◆ Task details ◆
Across these entries, report how many lines include the string "ifndef", with nothing but the number.

══ Source information

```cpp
static size_t apm_sieve2cf_lds_bytes(int cf_len, int threads, bool dp) {
    return (size_t)32768 + (size_t)cf_len + (size_t)(threads / 64) * (APM_CF_WAVE_BYTES + (dp ? APM_CF_DP_PEND_BYTES : 0)) + 16;
}

static const void *apm_sieve2cf_fn(int dp_form) {
    return dp_form == 2 ? apm_sieve2cfdg_fn() : dp_form == 1 ? (const void *)apm_sieve2cfdp_kernel : (const void *)apm_sieve2cf_kernel;
}

int apm_sieve2cf_geometry(int cf_len, int dp_form, int *threads) {
    const bool dp = dp_form != 0;
    const void *fn = apm_sieve2cf_fn(dp_form);
    apm_ensure_max_lds(fn);
#ifdef APM_MEASURE
    static const int forced = getenv("APM_CF_THREADS") ? atoi(getenv("APM_CF_THREADS")) : 0;
#else
    constexpr int forced = 0;
#endif
    return apm_best_geometry([&](int) { return fn; }, 1024, 256, -64, [&](int t) { return apm_sieve2cf_lds_bytes(cf_len, t, dp); }, INT_MAX, forced, threads);
}

int apm_sieve2cf_blocks(const ApmSieve2Args &a, int n_cu) {
    const int wpb = a.cf_threads / 64;
    if (a.nchunks <= 0 || wpb < 1 || a.cf_blocks_per_cu < 1) return 0;
    const int64_t want = (a.nchunks + 4 * wpb - 1) / (4 * wpb), cap = (int64_t)n_cu * a.cf_blocks_per_cu;
    return (int)(want < cap ? want : cap);
}

hipError_t apm_launch_sieve2(const ApmSieve2Args &a, int n_cu, hipStream_t s, bool dp_diag, int *cf_waves, int *cf_dp_form) {
    if (cf_waves) *cf_waves = 0;
    if (cf_dp_form) *cf_dp_form = 0;
    if (a.nchunks <= 0) return hipSuccess;
    if (a.avail_pad > APM_SIEVE_MAX_BYTES || a.tile0 < 0) return hipErrorInvalidValue;
    ApmSieve2Args args = a;
#ifdef APM_MEASURE
    if (const char *e = getenv("APM_MEASURE_SKIP")) args.skip_mask = atoi(e);
#endif
    void *kargs[] = {&args};
    if (a.stride != 8 && a.cf_image) {
        const int threads = a.cf_threads;
        if (threads < 128 || threads > 1024 || (threads & 63) || a.cf_blocks_per_cu < 1) return hipErrorInvalidValue;
        const int64_t nb = apm_sieve2cf_blocks(a, n_cu);
        if (a.clist && (!a.blist || !a.clist_cnt || a.clist_cap < 1u)) return hipErrorInvalidValue;
        args.n_main_blocks = (int)nb;
#ifdef APM_CF_NODP
        const bool dp = false;
#else
        const bool dp = a.clist && a.cf_o_dp > 0;
#endif
        if (dp && (a.cf_dp_cols < 1 || a.cf_dp_cols > APM_CF_DP_COLS || a.cf_dp_k < 0 || a.cf_o_dp + 128 > a.cf_len)) return hipErrorInvalidValue;
        const int dp_form = apm_cf_dp_form(dp, a.cf_dp_k, dp_diag);
        const void *fn = apm_sieve2cf_fn(dp_form);
        const size_t lds = apm_sieve2cf_lds_bytes(a.cf_len, threads, dp);
        if (lds > (size_t)160 * 1024) return hipErrorInvalidValue;
        if (lds > 48 * 1024) apm_ensure_max_lds(fn);
        if (cf_dp_form) *cf_dp_form = dp_form;
        if (cf_waves) *cf_waves = (int)nb * (threads / 64);
        return hipLaunchKernel(fn, dim3((unsigned)(nb + a.n_tail)), dim3((unsigned)threads), kargs, lds, s);
    }
    const size_t lds = 32768;
    const int64_t want = (a.nchunks + 4 * (APM_SIEVE2_BLOCK / 64) - 1) / (4 * (APM_SIEVE2_BLOCK / 64));
    const int64_t cap = (int64_t)n_cu * 4;
    const int64_t nb = want < cap ? want : cap;
    args.n_main_blocks = (int)nb;
    if (a.stride == 8)
        return hipLaunchKernel((const void *)apm_sieve8_kernel, dim3((unsigned)(nb + a.n_tail)), dim3(APM_SIEVE2_BLOCK), kargs, 8192, s);
    return hipLaunchKernel((const void *)apm_sieve2_kernel, dim3((unsigned)(nb + a.n_tail)), dim3(APM_SIEVE2_BLOCK), kargs, lds, s);
}
```

### inf560-approximate-pattern-matching_amd/csrc/apm_sieve_body.h

```cpp
#ifndef APM_SIEVE_BODY_H
#define APM_SIEVE_BODY_H
#include "apm_wave.h"
#include "apm_sieve.h"

#define APM_SIEVE2_BLOCK 512

template <bool CF, bool DP, bool DIAG = false>
__device__ __forceinline__ void apm_sieve2_body(const ApmSieve2Args &a, uint8_t *smem) {
    const int THREADS = CF ? (int)blockDim.x : APM_SIEVE2_BLOCK;
    constexpr uint32_t WAVE_BYTES = APM_CF_WAVE_BYTES + (DP ? APM_CF_DP_PEND_BYTES : 0);
    const int tid = threadIdx.x, lane = tid & 63;
    const int wv = __builtin_amdgcn_readfirstlane(tid >> 6);
    if ((int)blockIdx.x >= a.n_main_blocks) {
        apm_tail_body(a.tail, (int)blockIdx.x - a.n_main_blocks, reinterpret_cast<uint4 *>(smem), tid);
        return;
    }
    apm_stage_image(reinterpret_cast<uint4 *>(smem), a.bitmap, 2048, tid, THREADS);
    if constexpr (CF) apm_stage_image(reinterpret_cast<uint4 *>(smem + 32768), a.cf_image, a.cf_len >> 4, tid, THREADS);
    uint32_t *cl_ctr = reinterpret_cast<uint32_t *>(smem + 32768 + (CF ? a.cf_len + (THREADS / 64) * WAVE_BYTES : 0));
    if (CF && tid == 0) { cl_ctr[0] = 0u; cl_ctr[1] = DP ? 0u : 0xffffffffu; }
    __syncthreads();
    const int64_t W = (int64_t)a.n_main_blocks * (THREADS / 64);
    const int64_t nch = a.nchunks;

    const __amdgpu_buffer_rsrc_t rs_all =
        __builtin_amdgcn_make_buffer_rsrc(const_cast<uint8_t *>(a.text), 0, (int)(uint32_t)a.avail_pad, 0x00020000);
    const uint32_t t0_32 = (uint32_t)a.tile0, lane16 = 16u * (uint32_t)lane;
    auto load_chunk = [&](int64_t cc, u32x4 &r) __attribute__((always_inline)) {
        r = __builtin_amdgcn_raw_buffer_load_b128(rs_all, (int)(t0_32 + (uint32_t)cc * 1024u + lane16), 0, 0);
    };
    auto load_tail = [&](int64_t cc, v2u32 &tl) __attribute__((always_inline)) {
        tl = __builtin_amdgcn_raw_buffer_load_b64(rs_all, (int)(t0_32 + (uint32_t)cc * 1024u), 0, 0);
    };
    auto load_halo = [&](int64_t cc, u32x4 &hl) __attribute__((always_inline)) {
        const uint32_t g = (uint32_t)(a.tile0 + cc * 1024);
        const uint32_t off = lane < 2 ? g + 4096u + 16u * (uint32_t)lane : (lane == 2 ? g - 16u : 0xfffffff0u);
        hl = __builtin_amdgcn_raw_buffer_load_b128(rs_all, (int)off, 0, 0);
    };
    const uint32_t cs = (uint32_t)a.code_shift;
    auto pack16 = [&](const u32x4 &v) __attribute__((always_inline)) { return apm_pack16(v.x, v.y, v.z, v.w, cs); };
    auto hit_bits = [&](uint32_t slo, uint32_t nx0, int64_t cc) __attribute__((always_inline)) {
        uint32_t hits = apm_lookup2_chunk(slo, nx0);
#ifdef APM_MEASURE
// ... 249 lines not shown
                    }
                    const uint32_t t = has ? (uint32_t)__builtin_ctz(hm) : 0u;
                    hm &= hm - 1u;
                    if (has)
                        region[base + apm_wave_rank(mask)] = e0 + 512u * (t >> 3) + (t & 7u);
                }
            }
            const bool any = __builtin_amdgcn_ballot_w64(hm != 0u) != 0ull;
            if (!a.clist || any) a.masks[(size_t)(c >> 2) * 64 + (size_t)lane] = hm;
            if (a.blist && any) {
                if ((uint32_t)lane == bl_n) bl_pend = (uint32_t)(c >> 2);
                if (++bl_n == 64u) bl_flush();
            }
        } else {
            a.masks[(size_t)(c >> 2) * 64 + (size_t)lane] = hm;
        }
    }
    if (DP && qn) dp_flush();
    if constexpr (CF) {
        if (a.blist) {
            if ((uint32_t)lane < bl_n) st[lane] = bl_pend;
            if (lane == 0) st[64] = bl_n;
            __syncthreads();
            uint32_t *wg = reinterpret_cast<uint32_t *>(smem + 32768 + a.cf_len);
            const uint32_t nw = (uint32_t)(THREADS / 64);
            uint32_t before = 0, total = 0;
            for (uint32_t w = 0; w < nw; ++w) {
                const uint32_t cw = wg[w * (WAVE_BYTES / 4) + 64];
                if (w < (uint32_t)wv) before += cw;
                total += cw;
            }
            uint32_t *gbase = wg + 65;
            if (tid == 0 && total) *gbase = __hip_atomic_fetch_add(a.blist_ctr, total, __ATOMIC_RELAXED, __HIP_MEMORY_SCOPE_AGENT);
            __syncthreads();
            if ((uint32_t)lane < bl_n) a.blist[*gbase + before + (uint32_t)lane] = bl_pend;
            if (a.clist && tid == 0) a.clist_cnt[blockIdx.x] = DP ? cl_ctr[0] : (cl_ctr[0] < cl_ctr[1] ? cl_ctr[0] : cl_ctr[1]);
        }
    }
}

#endif
```

### inf560-approximate-pattern-matching_amd/csrc/apm_sieve_diag.hip

```cpp
#include "apm_sieve_body.h"

__global__ __launch_bounds__(1024, 8) void apm_sieve2cfdg_kernel(ApmSieve2Args a) {
    extern __shared__ __attribute__((aligned(16))) uint8_t smem[];
    apm_sieve2_body<true, true, true>(a, smem);
}

const void *apm_sieve2cfdg_fn() { return (const void *)apm_sieve2cfdg_kernel; }
```

### inf560-approximate-pattern-matching_amd/csrc/apm_state.h

```cpp
#ifndef APM_STATE_H
#define APM_STATE_H

#include "../../include/apm.h"
#include "apm_plan.h"
#include "apm_sieve.h"
#include "apm_textnorm.h"
#include "apm_seqindex.h"

#include <string>
#include <vector>

struct DevVerify {
    uint32_t *d_bmp18 = nullptr;
    uint8_t *d_cf = nullptr;
    ApmPatDesc *d_descs = nullptr;
    uint8_t *d_image = nullptr;
    uint32_t *d_kinfo = nullptr;
    uint32_t *d_pinfo = nullptr;
    uint32_t *d_kpart = nullptr;
    int blocks_per_cu = 0, threads = 256;
    int fused_blocks_per_cu = 0, fused_threads = 0;
    int cf_threads = 0, cf_blocks_per_cu = 0;
};
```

════

◆ Exercise response ◆
2